Crédit photo : Miki Yoshihito.

Héros créateur et animal de la sagesse instinctive chez les Amérindiens, symbole de longévité pour les Chinois, le renard est également pour les Japonais un animal éminemment positif, protecteur de la nourriture, tel qu’on lui voit jouer cette fonction comme compagnon (ou figuration) d’Inari, déesse de l’abondance.

Mais alors, d’où vient que cet animal ait si mauvaise presse par chez nous ?

Remarquablement endurant, le plus commun des carnivores européens, s’accommode effectivement de milieux très variés, faisant preuve d’une capacité d’adaptation qu’il faut très certainement mettre sur le compte de son intelligence hors du commun.
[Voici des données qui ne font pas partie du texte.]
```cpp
template <int I, int N, typename F>
__device__ __forceinline__ void static_for(F&& f) {
  if constexpr (I < N) {
    f(std::integral_constant<int, I>{});
    static_for<I + 1, N>(f);
  }
}

constexpr int NTHREADS = 256;

template <int S, int KZ = 3, int KXY = 3, int DIL = 1> struct Geo {
// ... 143 lines not shown
```

### dsmnet_amd/csrc/conv_f16.hip

```cpp
#include "conv_common.hpp"

namespace {
#include "conv_split.hpp"
#include "conv_zs.hpp"
#include "basicblock2d.hpp"
}

int dsmk::run_zs_f16(int pm, const ZsParams& p, int grid, hipStream_t s) {
  if (pm == 2) return launch_conv_zs<2>(p, grid, s);
  if (pm == 1) return launch_conv_zs<1>(p, grid, s);
  return DSM_ERR_UNSUPPORTED;
}

int dsmk::run_split_f16(const Plan& pl, const ConvParams& p, hipStream_t s) {
  if (pl.pm == 2) return dispatch_split<2>(pl, p, s);
  if (pl.pm == 1) return dispatch_split<1>(pl, p, s);
  return DSM_ERR_UNSUPPORTED;
}

int dsmk::run_basicblock_f16(int pm, const BbParams& p, hipStream_t s) {
  if (pm == 2) return p.C == 64 ? launch_basicblock2d<2, 64>(p, s) : launch_basicblock2d<2, 32>(p, s);
  if (pm == 1) return p.C == 64 ? launch_basicblock2d<1, 64>(p, s) : launch_basicblock2d<1, 32>(p, s);
  return DSM_ERR_UNSUPPORTED;
}
```

### include/dsmnet_hip.h

```cpp
#ifndef DSMNET_HIP_H
#define DSMNET_HIP_H

#include <stddef.h>
#include <stdint.h>

#ifdef __cplusplus
extern "C" {
#endif

#define DSM_ABI_VERSION 7

#define DSM_OK               0
#define DSM_ERR_ARG         -1
#define DSM_ERR_UNSUPPORTED -2
#define DSM_ERR_LAUNCH      -3
#define DSM_ERR_ALIGN       -4

enum dsm_dtype  { DSM_F32 = 0 };
enum dsm_layout { DSM_NCDHW = 0, DSM_NDHWC = 1 };

typedef void* dsm_stream_t;

int         dsm_abi_version(void);
const char* dsm_strerror(int code);
// ... 25 lines not shown
                        int negate, int align_corners, int dtype, dsm_stream_t stream);

typedef struct dsm_conv3d_args {
  const void*  x;
  const void*  w_packed;
  const float* scale;
  const float* shift;
  const void*  residual;
  void*        y;
  int B, Cin, Cout;
  int Di, Hi, Wi;
  int Do, Ho, Wo;
  int Dr, Hr, Wr;
  int stride;
  int transposed;
  int relu;
  int kd;
  int k;
  int dil;
  int          flags;
  int          precision;
  const float* x_amax;
  float*       y_amax;
  int          vol_virtual;
  int          vol_mask_left;
} dsm_conv3d_args;
#define DSM_PREC_F32    0
#define DSM_PREC_F16    1
#define DSM_PREC_F16X2  2
#define DSM_CONV_FP32_MFMA      0x1
#define DSM_CONV_COUT1_CHUNKED  0x2
#define DSM_CONV_NO_NSPLIT      0x4
#define DSM_CONV_NO_ONCE        0x8
#define DSM_CONV_TM_SHIFT       4
#define DSM_CONV_BLOCKS_SHIFT   16

size_t dsm_conv3d_packed_weight_bytes(int Cin, int Cout, int transposed);

int dsm_conv3d_pack_weights(const void* w_torch, void* w_packed,
                            int Cin, int Cout, int transposed, dsm_stream_t stream);
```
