template <bool A_TR, bool B_TR, bool PAIRED, bool TWOSEG, class Epi, int VARIANT = 0, bool A_CONV = false>
inline hipError_t launch_gemm_h3x(H3Args g, int batches, Epi epi, hipStream_t st) {
    static const hipError_t attr_rc = hipFuncSetAttribute(reinterpret_cast<const void*>(&gemm_h3_kernel<A_TR, B_TR, PAIRED, TWOSEG, Epi, VARIANT, A_CONV>), hipFuncAttributeMaxDynamicSharedMemorySize,
                            H3_LDS + H3_LDS_EXTRA);
    (void)attr_rc;
    g.tiles_m = (g.M + H3_BM - 1) / H3_BM;
    if constexpr (epi_has_conv<Epi>::value) {
        g.tiles_m = (g.M + H3_CONV_STEP - 1) / H3_CONV_STEP;
        if (batches != 1 || g.seg[0].segk || g.seg[0].kchunk) return hipErrorInvalidValue;
    }
    g.tiles_n = PAIRED ? g.N / (H3_BN / 2) : (g.N + H3_BN - 1) / H3_BN;
    g.batches = batches;
    dim3 grid;
    if (g.tiles_m >= 16 && batches <= 4) {
        g.map_mode = 0;
        g.mp = (g.tiles_m + 7) / 8;
        long ktot = 0;
        for (int i = 0; i < g.nseg; ++i) ktot += g.seg[i].K;
        static const long gw_kb = [] { const char* e = getenv("TDX_H3_GW_KB"); return e ? atol(e) : 1536L; }();
        long gw = (gw_kb * 1024) / (256L * ktot * 4);
        if (gw < 1) gw = 1;
        if (gw > g.tiles_n) gw = g.tiles_n;
        g.gw = (int)gw;
        static const int mc_env = [] { const char* e = getenv("TDX_H3_MC"); return e ? atoi(e) : -1; }();
        g.mc = 0;
        if (g.gw < g.tiles_n) {
            long mc = mc_env >= 0 ? mc_env : (6L * 1024 * 1024) / (256L * ktot * 4);
            if (mc > 0 && mc < g.mp) g.mc = (int)mc;
        }
        grid = dim3(8 * g.mp * g.tiles_n, batches, 1);
    } else {
        g.map_mode = 1;
        g.mp = 0; g.gw = 1;
        grid = dim3(8 * ((batches + 7) / 8) * g.tiles_m * g.tiles_n, 1, 1);
    }
    if (TWOSEG && (g.seg[0].K < 64 || g.seg[1].K < 64 || g.seg[0].kchunk || g.seg[1].kchunk)) return hipErrorInvalidValue;
    for (int i = 0; i < g.nseg; ++i) {
        const H3Seg& sg = g.seg[i];
        if (sg.segk && (TWOSEG || A_TR || A_CONV || sg.segk % 64 || sg.K % sg.segk || sg.K / sg.segk > 8 || sg.kchunk)) return hipErrorInvalidValue;
        if ((sg.a_shift || sg.a_period) && (A_TR || A_CONV || (sg.a_period && !sg.a_zero))) return hipErrorInvalidValue;
    }
    if (epi_has_plout<Epi>::value && !PAIRED && g.N % 256) return hipErrorInvalidValue;
    if (A_CONV && (g.cv_cin < 64 || g.cv_cin % 16 || g.seg[0].K != g.cv_ntaps * g.cv_cin || !g.zero_row ||
                   batches != (g.cv_taps_total ? g.cv_taps_total / g.cv_ntaps : 1) || (g.cv_taps_total && g.cv_taps_total % g.cv_ntaps))) return hipErrorInvalidValue;
    static const int dbg = [] { const char* e = getenv("TDX_H3_DEBUG"); return e ? atoi(e) : 0; }();
    g.dbg = dbg;
#ifdef TDX_H3_STAMPS
    static int stamp_calls = 0;
    const long nblk = (long)grid.x * grid.y;
    if (!g.stamps && getenv("TDX_H3_STAMPS_DIR") && nblk >= 512 && ++stamp_calls == 4) {
        unsigned long long* buf = nullptr;
        hipMalloc((void**)&buf, nblk * 64);
        hipMemsetAsync(buf, 0, nblk * 64, st);
        g.stamps = buf;
        g.tiles_n = g.tiles_n;
        hipLaunchKernelGGL((gemm_h3_kernel<A_TR, B_TR, PAIRED, TWOSEG, Epi, VARIANT, A_CONV>), grid, dim3(H3_THREADS), H3_LDS + H3_LDS_EXTRA, st, g, epi);
        hipStreamSynchronize(st);
        std::vector<unsigned long long> hbuf(nblk * 8);
        hipMemcpy(hbuf.data(), buf, nblk * 64, hipMemcpyDeviceToHost);
        long ktot = 0;
        for (int i = 0; i < g.nseg; ++i) ktot += g.seg[i].K;
        char fn[512];
        snprintf(fn, sizeof fn, "%s/h3_%s_M%d_N%d_K%ld_z%d.bin", getenv("TDX_H3_STAMPS_DIR"), typeid(Epi).name(), g.M, g.N, ktot, batches);
        if (FILE* f = fopen(fn, "wb")) { fwrite(hbuf.data(), 8, hbuf.size(), f); fclose(f); }
        hipFree(buf);
        return hipGetLastError();
    }
#endif
    hipLaunchKernelGGL((gemm_h3_kernel<A_TR, B_TR, PAIRED, TWOSEG, Epi, VARIANT, A_CONV>), grid, dim3(H3_THREADS), H3_LDS + H3_LDS_EXTRA, st, g, epi);
    return hipGetLastError();
}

Ainsi disait Hildegarde : « grâce à ce qu’il tient du lion, il connaît beaucoup de choses ; à cause de ce qu’il tient de la panthère, il a un caractère changeant et connaît un peu l’homme »1. Bien qu’écrivant cela au XIIe siècle, l’abbesse ne prend pas en mauvaise part celui que l’on n’appelle pas encore renard, mais de manières bien différentes : goupil le plus souvent, plus rarement volpil duquel découle l’actuel nom scientifique latin du renard, Vulpes, contraction de la locution volitans pedibus, qu’en français l’on peut traduire par : « qui virevolte avec ses pieds ». Pourquoi un tel charabia qui fait penser que le renard est doué pour la danse ? Cette désignation cherche à mettre en lumière l’habitude qu’a le renard de ne jamais marcher droit, d’aller de travers, faisant force tours et détours sinueux et tortueux. Comptant sur le fait qu’il s’aventure rarement en terrain découvert, il n’en fallait pas davantage pour voir en lui un individu dénué de franchise. C’est là une évidente preuve de sa fourberie, de sa sournoiserie et de sa perfidie. Mais cette réputation ne naît pas avec le Moyen-Âge, puisqu’aux temps antiques les fables animalières, telles que celles d’Ésope, décrivaient le goupil avec la même valeur de fausseté.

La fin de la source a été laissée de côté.